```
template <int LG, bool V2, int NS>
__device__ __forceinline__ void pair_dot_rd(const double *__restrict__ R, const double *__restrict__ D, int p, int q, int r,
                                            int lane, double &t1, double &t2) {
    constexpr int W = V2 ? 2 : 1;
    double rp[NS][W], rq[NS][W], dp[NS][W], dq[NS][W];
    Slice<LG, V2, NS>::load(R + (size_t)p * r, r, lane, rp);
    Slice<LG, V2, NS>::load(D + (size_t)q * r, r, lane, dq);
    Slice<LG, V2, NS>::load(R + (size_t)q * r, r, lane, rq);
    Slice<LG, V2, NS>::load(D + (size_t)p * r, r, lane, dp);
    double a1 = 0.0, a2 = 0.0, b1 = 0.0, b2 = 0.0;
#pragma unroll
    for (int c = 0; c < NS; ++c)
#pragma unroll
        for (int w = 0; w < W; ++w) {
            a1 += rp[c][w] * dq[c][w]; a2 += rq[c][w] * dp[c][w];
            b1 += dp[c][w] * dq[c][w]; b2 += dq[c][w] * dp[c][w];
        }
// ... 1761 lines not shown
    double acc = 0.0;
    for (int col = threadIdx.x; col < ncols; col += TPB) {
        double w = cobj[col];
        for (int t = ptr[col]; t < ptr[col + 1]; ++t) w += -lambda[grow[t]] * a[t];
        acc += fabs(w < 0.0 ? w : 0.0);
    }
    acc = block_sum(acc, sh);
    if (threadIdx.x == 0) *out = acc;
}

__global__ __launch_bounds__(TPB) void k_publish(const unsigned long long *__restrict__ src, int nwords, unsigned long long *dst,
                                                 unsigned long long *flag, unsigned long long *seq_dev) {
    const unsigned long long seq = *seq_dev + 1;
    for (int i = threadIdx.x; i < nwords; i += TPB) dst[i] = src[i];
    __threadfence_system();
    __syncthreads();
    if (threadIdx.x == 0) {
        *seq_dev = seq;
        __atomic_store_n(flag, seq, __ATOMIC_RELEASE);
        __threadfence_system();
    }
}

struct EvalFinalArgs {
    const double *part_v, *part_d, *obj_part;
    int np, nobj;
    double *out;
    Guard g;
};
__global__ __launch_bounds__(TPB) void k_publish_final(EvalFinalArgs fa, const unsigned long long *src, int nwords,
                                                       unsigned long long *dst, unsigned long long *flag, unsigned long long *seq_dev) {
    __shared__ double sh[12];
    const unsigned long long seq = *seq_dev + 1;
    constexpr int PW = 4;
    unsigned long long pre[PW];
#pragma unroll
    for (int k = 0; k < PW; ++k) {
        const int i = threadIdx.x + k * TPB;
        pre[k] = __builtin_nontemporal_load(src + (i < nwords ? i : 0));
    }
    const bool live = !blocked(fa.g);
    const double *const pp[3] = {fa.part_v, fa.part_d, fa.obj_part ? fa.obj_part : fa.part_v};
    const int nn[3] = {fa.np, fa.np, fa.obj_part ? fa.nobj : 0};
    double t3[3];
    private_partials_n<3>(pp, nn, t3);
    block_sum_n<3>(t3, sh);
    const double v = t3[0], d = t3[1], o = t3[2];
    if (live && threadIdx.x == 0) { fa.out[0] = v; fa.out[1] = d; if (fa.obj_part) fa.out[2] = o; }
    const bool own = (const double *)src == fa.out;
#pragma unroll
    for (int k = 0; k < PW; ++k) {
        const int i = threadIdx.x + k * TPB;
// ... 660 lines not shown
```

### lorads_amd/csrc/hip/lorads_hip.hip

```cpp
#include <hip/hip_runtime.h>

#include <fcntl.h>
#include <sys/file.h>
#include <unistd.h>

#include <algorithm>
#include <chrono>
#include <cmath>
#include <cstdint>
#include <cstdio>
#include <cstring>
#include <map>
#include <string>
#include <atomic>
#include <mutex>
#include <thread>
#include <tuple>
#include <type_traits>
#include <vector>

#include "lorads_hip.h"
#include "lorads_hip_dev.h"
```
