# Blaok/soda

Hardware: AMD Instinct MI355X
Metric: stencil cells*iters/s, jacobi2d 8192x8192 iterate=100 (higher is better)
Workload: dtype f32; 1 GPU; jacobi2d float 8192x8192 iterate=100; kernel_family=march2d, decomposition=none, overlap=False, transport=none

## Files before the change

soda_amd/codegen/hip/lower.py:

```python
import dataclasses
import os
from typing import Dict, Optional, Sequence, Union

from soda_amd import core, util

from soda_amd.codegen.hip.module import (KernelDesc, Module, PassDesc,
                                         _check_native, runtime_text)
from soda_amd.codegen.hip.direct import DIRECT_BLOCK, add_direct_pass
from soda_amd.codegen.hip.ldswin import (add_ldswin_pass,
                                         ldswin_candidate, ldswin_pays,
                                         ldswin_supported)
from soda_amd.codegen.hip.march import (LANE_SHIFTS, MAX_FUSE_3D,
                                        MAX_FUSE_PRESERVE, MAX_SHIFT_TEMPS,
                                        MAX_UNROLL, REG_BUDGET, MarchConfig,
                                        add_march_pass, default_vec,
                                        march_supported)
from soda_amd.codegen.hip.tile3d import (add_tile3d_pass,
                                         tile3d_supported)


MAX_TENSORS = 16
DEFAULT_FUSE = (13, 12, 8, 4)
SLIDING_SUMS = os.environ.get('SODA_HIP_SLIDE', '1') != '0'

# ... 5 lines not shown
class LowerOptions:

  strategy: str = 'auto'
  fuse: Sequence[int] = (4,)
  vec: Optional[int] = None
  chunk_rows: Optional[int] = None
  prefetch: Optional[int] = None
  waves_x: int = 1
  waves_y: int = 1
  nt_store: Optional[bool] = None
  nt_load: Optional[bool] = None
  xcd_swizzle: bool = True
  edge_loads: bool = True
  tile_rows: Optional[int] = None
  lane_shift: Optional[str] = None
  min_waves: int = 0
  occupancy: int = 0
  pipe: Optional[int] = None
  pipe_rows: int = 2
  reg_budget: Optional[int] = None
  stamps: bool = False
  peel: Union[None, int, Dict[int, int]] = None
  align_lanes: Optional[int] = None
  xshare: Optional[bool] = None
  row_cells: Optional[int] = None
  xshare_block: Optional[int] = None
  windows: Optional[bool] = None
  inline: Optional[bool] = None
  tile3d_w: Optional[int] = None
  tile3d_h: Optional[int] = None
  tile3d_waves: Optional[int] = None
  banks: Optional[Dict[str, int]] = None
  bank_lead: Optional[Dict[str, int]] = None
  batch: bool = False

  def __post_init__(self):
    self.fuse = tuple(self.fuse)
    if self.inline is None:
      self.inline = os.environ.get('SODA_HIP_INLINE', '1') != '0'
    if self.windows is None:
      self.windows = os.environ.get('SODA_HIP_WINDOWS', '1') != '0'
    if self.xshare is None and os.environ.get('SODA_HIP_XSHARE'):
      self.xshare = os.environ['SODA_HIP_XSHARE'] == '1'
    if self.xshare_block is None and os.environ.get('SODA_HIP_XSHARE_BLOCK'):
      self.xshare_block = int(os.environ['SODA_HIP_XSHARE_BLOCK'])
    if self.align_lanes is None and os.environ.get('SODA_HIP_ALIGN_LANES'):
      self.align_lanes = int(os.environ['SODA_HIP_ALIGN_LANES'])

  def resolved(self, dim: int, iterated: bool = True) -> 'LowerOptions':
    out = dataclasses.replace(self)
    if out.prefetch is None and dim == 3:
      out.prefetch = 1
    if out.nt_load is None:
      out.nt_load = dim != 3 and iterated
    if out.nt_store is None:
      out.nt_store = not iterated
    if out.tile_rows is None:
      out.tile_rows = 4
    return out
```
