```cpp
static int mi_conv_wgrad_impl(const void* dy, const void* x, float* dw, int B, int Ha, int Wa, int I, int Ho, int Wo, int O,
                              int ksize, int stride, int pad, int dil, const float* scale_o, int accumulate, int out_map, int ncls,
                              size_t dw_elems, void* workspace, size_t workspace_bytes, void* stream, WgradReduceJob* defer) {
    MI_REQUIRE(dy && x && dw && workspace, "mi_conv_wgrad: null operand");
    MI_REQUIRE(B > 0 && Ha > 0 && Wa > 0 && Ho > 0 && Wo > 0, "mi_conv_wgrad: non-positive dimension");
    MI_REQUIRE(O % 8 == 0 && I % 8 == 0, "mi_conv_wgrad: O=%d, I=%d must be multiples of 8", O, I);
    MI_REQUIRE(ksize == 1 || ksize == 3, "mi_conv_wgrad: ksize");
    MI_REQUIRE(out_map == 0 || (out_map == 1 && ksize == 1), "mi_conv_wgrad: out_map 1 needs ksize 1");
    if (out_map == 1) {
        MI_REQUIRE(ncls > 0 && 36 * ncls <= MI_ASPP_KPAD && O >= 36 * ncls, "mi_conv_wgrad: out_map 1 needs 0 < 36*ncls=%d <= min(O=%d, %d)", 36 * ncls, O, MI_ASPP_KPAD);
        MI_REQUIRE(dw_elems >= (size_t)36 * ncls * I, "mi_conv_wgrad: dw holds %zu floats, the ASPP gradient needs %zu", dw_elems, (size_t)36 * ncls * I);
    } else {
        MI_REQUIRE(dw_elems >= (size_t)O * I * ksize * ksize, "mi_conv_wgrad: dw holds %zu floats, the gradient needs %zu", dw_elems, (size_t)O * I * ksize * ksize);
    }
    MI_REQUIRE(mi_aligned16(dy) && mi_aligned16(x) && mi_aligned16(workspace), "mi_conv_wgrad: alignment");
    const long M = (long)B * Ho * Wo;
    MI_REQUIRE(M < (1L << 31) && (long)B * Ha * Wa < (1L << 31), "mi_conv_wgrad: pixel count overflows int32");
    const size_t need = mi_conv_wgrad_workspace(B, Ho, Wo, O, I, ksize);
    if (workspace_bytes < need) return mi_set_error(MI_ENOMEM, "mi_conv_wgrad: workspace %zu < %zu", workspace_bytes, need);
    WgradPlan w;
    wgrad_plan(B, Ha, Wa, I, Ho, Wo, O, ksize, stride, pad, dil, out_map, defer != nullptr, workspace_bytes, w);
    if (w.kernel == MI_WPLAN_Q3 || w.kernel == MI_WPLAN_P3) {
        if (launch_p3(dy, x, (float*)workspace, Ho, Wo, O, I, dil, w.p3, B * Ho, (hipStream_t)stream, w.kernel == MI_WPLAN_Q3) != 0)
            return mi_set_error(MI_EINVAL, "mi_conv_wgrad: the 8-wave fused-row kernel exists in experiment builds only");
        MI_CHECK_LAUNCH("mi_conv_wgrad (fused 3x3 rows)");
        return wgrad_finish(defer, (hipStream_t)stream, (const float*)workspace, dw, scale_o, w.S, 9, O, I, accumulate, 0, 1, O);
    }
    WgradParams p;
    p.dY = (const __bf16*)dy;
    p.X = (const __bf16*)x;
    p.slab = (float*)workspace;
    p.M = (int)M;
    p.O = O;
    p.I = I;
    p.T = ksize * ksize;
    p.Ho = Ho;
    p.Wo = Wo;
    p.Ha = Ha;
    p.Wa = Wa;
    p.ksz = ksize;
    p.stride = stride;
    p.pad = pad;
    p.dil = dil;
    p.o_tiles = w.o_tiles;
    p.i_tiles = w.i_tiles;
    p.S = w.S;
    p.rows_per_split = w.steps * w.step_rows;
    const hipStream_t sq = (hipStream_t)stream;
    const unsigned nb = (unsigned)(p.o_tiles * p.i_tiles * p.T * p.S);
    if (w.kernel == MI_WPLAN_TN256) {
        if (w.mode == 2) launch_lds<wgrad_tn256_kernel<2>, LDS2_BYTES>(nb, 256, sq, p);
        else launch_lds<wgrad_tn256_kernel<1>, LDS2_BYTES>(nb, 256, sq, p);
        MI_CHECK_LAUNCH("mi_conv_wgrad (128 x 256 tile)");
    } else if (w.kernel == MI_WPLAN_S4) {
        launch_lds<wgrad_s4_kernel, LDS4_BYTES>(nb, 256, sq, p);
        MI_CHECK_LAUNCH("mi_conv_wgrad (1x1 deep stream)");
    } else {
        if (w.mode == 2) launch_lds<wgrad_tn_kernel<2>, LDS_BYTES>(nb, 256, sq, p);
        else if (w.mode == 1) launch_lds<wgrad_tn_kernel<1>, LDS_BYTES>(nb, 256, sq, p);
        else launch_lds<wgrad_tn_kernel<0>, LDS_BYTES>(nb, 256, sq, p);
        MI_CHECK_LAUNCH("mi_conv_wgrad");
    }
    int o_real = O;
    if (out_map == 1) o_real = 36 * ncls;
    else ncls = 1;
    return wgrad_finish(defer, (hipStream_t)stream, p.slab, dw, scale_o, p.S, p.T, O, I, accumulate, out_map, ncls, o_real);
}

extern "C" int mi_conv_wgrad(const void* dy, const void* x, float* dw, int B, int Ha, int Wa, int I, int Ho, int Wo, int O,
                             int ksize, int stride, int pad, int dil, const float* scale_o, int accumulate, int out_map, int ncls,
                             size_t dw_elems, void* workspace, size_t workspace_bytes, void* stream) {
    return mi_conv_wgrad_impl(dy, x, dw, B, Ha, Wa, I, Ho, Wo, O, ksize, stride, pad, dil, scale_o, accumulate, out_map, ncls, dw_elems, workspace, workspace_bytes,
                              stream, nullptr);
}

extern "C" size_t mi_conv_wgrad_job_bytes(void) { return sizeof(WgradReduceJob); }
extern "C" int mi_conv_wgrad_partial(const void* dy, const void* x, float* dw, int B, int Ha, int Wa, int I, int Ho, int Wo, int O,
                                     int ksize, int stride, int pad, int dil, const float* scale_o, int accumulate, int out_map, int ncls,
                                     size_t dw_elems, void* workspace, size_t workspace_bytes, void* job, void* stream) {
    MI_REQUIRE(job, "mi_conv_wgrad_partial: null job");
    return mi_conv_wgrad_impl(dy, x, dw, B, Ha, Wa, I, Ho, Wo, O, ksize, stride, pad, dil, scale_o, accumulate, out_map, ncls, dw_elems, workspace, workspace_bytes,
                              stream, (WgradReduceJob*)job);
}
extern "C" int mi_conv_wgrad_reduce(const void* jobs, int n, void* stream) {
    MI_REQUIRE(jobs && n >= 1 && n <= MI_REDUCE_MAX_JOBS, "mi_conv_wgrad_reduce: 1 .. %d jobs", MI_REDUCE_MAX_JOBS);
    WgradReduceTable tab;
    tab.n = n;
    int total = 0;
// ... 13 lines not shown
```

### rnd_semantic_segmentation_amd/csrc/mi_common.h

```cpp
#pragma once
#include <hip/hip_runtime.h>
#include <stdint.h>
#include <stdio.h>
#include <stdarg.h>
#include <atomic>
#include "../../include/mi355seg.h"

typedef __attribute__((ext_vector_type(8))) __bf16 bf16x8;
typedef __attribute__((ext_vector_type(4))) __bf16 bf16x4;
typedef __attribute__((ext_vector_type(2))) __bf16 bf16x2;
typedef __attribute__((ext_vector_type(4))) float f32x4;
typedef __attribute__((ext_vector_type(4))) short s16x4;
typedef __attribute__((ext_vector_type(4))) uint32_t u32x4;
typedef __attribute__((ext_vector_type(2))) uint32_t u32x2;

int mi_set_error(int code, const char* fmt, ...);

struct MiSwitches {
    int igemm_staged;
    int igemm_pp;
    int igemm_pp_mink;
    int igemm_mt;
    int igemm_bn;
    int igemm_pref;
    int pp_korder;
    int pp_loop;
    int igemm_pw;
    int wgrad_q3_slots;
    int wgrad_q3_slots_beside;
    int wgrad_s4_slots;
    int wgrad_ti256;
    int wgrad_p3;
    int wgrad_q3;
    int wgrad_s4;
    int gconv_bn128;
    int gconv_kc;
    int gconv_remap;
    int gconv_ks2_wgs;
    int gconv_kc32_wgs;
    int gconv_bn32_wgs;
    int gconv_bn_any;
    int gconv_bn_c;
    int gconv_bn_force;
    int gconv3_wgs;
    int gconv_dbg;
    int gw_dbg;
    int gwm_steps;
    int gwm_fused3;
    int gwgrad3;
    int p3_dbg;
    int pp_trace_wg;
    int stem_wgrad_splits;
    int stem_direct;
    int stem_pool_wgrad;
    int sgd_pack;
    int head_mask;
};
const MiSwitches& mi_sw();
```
------------------------
GOAL OF THE EXERCISE:
Show each line of the material holding "True".

ANSWER TO THIS TASK:
  xcd_swizzle: bool = True
  edge_loads: bool = True
  def resolved(self, dim: int, iterated: bool = True) -> 'LowerOptions':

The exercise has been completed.